__The task__.
The response should be the lines of the data, starting at the first and ending at the one that contains "void __launch_bounds__(kBlock, FAR", copied without change.

__Data to process__.
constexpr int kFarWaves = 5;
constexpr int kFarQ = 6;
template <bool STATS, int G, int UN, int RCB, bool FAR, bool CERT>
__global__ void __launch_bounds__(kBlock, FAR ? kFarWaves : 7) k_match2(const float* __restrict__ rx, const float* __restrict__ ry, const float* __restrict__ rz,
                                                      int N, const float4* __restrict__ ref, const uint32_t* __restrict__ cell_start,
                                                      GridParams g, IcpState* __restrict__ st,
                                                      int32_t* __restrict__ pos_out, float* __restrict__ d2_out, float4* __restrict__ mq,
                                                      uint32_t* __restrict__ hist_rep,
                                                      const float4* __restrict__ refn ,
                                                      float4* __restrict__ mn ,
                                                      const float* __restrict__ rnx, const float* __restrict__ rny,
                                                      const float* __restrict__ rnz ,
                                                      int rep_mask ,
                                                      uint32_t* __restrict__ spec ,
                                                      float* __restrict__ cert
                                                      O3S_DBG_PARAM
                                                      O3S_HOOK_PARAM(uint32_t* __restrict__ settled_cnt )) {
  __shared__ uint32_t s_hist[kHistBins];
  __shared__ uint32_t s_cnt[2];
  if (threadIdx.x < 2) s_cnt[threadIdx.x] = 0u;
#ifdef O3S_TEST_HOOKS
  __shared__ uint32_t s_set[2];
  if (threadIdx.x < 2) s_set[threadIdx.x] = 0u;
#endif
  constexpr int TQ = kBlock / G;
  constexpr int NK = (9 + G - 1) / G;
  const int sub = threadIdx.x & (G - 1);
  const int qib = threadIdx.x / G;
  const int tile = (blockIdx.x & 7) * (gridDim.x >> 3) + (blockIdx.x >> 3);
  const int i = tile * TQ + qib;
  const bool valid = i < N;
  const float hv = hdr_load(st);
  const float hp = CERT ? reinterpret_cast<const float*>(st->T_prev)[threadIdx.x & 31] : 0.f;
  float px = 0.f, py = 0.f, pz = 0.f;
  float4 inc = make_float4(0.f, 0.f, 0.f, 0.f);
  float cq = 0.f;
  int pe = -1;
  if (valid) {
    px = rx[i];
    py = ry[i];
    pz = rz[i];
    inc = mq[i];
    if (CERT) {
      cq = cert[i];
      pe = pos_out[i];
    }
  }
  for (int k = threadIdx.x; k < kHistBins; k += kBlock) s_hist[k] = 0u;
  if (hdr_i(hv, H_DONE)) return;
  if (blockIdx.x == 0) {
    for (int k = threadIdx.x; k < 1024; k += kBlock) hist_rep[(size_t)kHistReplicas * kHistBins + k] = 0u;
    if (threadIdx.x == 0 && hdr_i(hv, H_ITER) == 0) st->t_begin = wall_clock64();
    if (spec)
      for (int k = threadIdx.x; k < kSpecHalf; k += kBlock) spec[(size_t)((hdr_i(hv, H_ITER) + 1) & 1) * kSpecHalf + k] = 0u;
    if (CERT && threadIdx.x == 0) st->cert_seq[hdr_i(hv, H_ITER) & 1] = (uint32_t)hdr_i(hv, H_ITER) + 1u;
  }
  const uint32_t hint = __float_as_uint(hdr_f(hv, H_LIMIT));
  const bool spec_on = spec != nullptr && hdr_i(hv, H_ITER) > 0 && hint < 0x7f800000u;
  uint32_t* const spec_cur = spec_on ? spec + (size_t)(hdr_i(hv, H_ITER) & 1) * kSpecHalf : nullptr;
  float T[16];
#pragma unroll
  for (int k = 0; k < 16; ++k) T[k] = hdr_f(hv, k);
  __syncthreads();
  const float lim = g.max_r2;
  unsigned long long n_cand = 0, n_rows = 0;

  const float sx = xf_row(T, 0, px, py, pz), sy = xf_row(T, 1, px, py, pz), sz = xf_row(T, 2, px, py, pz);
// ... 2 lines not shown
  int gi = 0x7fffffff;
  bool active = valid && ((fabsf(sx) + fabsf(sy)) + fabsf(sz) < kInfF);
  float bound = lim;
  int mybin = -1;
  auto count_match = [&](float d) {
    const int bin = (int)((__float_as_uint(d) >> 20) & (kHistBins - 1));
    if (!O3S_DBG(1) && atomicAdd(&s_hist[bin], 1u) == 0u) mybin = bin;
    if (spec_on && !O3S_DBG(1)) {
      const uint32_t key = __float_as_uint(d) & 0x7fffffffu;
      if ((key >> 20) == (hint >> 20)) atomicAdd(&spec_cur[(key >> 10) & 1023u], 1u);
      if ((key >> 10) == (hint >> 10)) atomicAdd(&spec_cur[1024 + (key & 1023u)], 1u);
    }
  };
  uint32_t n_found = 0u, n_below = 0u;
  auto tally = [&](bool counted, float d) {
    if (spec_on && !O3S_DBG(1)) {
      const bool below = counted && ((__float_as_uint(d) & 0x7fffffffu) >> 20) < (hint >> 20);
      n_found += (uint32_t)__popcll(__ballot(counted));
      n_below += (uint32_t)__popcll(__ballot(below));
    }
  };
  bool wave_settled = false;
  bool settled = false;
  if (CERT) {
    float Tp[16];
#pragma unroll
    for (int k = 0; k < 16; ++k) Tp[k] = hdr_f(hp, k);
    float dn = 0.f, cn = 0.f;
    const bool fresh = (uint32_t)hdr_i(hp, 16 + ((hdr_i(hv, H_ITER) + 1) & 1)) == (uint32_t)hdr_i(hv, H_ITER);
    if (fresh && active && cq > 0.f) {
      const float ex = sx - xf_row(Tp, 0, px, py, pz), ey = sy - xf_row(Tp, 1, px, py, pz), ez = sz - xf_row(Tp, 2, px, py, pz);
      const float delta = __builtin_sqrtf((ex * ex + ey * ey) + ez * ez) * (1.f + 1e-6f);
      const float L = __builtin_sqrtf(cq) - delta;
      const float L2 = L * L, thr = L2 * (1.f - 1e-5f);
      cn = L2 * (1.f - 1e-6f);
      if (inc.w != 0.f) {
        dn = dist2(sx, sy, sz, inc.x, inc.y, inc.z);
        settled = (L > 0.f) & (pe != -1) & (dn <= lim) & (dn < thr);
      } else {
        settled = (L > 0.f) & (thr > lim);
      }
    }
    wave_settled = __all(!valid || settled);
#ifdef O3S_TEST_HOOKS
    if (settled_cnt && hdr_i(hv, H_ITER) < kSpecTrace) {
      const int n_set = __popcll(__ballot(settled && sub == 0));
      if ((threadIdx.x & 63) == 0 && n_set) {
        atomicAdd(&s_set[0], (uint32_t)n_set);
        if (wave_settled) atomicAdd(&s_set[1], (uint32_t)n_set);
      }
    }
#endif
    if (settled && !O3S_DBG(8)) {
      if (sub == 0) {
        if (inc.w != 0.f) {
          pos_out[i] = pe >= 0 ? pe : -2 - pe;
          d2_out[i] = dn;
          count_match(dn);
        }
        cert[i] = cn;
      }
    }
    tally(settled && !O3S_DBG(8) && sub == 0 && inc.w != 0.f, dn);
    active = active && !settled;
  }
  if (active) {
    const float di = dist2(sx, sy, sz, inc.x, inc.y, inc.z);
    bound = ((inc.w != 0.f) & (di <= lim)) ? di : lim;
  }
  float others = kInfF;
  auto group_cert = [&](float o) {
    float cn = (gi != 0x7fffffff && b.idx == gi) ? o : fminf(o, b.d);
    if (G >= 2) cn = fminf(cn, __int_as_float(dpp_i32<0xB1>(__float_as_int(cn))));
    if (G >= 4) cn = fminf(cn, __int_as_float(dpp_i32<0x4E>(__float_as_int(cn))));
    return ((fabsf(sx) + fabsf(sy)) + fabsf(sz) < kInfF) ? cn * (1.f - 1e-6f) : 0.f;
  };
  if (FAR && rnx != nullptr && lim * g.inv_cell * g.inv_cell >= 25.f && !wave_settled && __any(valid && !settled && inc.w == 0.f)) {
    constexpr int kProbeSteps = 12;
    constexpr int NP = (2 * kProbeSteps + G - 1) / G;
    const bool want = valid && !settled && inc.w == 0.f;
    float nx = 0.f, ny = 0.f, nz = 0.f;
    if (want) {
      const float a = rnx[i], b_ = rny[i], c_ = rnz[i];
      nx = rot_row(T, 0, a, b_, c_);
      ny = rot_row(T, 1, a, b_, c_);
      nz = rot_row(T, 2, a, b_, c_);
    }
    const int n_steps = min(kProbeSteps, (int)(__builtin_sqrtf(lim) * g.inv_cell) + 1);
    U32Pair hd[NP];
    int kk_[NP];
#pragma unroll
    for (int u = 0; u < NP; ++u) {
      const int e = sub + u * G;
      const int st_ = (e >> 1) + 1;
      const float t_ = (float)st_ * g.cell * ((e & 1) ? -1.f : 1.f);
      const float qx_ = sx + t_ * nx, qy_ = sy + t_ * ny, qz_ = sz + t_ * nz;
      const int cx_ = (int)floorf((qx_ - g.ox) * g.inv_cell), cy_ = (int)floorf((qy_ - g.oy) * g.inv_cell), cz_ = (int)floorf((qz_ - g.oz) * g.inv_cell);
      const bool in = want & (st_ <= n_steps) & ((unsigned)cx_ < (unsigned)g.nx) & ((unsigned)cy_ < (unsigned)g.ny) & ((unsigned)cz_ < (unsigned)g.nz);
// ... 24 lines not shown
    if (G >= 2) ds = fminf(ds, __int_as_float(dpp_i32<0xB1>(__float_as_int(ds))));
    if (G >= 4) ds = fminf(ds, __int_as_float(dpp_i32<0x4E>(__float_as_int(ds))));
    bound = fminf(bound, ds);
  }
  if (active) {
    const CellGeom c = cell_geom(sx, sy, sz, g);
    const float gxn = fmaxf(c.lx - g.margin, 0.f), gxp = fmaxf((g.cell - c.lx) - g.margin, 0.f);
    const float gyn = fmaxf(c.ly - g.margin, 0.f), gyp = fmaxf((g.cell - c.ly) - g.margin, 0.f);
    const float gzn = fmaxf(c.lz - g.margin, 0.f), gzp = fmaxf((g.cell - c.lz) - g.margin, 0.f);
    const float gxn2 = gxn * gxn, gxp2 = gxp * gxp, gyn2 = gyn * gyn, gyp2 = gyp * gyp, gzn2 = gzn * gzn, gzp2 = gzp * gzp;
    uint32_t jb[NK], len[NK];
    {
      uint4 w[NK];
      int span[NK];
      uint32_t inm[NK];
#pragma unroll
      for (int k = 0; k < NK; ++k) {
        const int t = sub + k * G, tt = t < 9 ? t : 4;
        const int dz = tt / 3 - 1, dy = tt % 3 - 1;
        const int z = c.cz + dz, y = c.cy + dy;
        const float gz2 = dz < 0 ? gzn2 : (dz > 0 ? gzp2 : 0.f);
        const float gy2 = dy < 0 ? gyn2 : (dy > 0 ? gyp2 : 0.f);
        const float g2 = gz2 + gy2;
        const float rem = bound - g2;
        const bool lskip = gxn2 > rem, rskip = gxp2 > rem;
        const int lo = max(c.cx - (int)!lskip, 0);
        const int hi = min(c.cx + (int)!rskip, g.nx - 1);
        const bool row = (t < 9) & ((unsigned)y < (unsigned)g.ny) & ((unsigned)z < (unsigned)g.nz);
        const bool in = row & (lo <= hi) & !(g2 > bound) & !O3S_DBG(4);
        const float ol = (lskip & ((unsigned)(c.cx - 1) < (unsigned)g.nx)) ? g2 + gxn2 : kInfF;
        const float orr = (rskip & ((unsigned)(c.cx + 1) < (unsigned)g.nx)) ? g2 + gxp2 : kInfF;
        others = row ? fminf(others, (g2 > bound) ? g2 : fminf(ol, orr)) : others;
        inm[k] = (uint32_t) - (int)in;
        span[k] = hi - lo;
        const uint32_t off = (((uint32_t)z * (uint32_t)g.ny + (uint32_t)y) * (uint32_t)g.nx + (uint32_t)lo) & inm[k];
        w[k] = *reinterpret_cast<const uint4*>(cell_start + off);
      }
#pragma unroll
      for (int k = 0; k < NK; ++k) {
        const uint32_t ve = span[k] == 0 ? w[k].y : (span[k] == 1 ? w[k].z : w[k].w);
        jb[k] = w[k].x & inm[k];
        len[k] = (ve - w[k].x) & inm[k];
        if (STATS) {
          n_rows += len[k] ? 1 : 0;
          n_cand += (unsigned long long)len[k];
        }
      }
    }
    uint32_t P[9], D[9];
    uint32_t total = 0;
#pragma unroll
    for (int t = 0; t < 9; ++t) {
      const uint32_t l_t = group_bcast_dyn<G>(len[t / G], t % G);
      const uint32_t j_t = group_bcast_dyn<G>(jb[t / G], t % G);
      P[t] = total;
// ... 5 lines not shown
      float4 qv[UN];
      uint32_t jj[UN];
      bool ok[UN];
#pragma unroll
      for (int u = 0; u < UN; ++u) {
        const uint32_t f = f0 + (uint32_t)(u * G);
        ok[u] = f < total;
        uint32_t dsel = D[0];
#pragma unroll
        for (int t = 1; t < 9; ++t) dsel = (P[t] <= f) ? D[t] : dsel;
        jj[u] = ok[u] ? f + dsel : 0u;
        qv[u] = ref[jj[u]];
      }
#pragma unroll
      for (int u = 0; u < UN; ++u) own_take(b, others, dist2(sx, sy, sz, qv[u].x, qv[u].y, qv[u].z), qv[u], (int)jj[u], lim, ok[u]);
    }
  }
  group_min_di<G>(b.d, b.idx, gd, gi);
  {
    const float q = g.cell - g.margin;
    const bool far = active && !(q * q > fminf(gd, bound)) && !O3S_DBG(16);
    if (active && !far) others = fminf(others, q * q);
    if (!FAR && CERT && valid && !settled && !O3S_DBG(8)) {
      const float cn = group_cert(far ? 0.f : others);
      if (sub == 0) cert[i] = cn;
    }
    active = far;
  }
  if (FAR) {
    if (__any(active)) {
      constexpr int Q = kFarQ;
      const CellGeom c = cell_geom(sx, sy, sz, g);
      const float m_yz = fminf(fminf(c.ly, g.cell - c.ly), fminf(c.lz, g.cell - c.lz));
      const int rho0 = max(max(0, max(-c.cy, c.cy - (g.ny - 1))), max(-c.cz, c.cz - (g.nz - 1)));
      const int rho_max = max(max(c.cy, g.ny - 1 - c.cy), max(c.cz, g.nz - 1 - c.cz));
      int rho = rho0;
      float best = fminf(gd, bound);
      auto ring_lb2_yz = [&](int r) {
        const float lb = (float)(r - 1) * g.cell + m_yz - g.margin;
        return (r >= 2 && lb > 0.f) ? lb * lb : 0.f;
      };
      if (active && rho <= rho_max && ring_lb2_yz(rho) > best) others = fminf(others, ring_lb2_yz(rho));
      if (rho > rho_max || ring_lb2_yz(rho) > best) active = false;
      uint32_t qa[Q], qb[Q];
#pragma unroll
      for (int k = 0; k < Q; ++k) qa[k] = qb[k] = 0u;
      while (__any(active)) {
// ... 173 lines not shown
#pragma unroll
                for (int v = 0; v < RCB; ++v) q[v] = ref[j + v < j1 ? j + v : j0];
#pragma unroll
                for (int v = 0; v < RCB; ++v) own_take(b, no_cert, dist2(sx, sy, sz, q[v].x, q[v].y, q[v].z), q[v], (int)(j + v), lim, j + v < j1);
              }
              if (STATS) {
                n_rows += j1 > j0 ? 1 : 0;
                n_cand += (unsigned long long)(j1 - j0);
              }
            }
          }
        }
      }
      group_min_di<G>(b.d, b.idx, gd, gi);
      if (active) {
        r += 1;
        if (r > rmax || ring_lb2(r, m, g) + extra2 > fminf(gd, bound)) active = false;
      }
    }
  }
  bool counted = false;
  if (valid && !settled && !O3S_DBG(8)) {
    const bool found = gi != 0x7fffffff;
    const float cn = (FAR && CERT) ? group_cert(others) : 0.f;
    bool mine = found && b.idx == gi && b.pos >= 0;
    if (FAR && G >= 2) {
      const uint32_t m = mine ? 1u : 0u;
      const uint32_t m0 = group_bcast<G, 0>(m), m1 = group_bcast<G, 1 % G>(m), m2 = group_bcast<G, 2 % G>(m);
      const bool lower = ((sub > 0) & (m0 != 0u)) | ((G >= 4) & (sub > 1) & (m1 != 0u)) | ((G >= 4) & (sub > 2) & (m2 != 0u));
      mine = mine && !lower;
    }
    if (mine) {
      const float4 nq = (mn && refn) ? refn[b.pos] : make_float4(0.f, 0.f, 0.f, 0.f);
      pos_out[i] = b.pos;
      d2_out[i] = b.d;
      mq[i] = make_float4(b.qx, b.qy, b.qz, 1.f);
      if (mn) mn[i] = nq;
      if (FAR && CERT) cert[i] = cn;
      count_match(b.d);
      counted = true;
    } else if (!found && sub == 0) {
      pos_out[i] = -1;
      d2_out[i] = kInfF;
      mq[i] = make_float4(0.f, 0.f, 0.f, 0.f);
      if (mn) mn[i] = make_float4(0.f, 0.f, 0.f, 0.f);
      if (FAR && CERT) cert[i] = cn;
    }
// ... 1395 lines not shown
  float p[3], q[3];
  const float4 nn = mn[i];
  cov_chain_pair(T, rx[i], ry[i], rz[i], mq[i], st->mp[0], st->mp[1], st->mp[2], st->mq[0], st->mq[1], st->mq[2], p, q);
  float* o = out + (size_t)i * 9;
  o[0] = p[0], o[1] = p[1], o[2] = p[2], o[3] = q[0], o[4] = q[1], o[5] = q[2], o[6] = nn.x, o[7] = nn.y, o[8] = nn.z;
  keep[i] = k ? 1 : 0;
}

__Completed task__.
constexpr int kFarWaves = 5;
constexpr int kFarQ = 6;
template <bool STATS, int G, int UN, int RCB, bool FAR, bool CERT>
__global__ void __launch_bounds__(kBlock, FAR ? kFarWaves : 7) k_match2(const float* __restrict__ rx, const float* __restrict__ ry, const float* __restrict__ rz,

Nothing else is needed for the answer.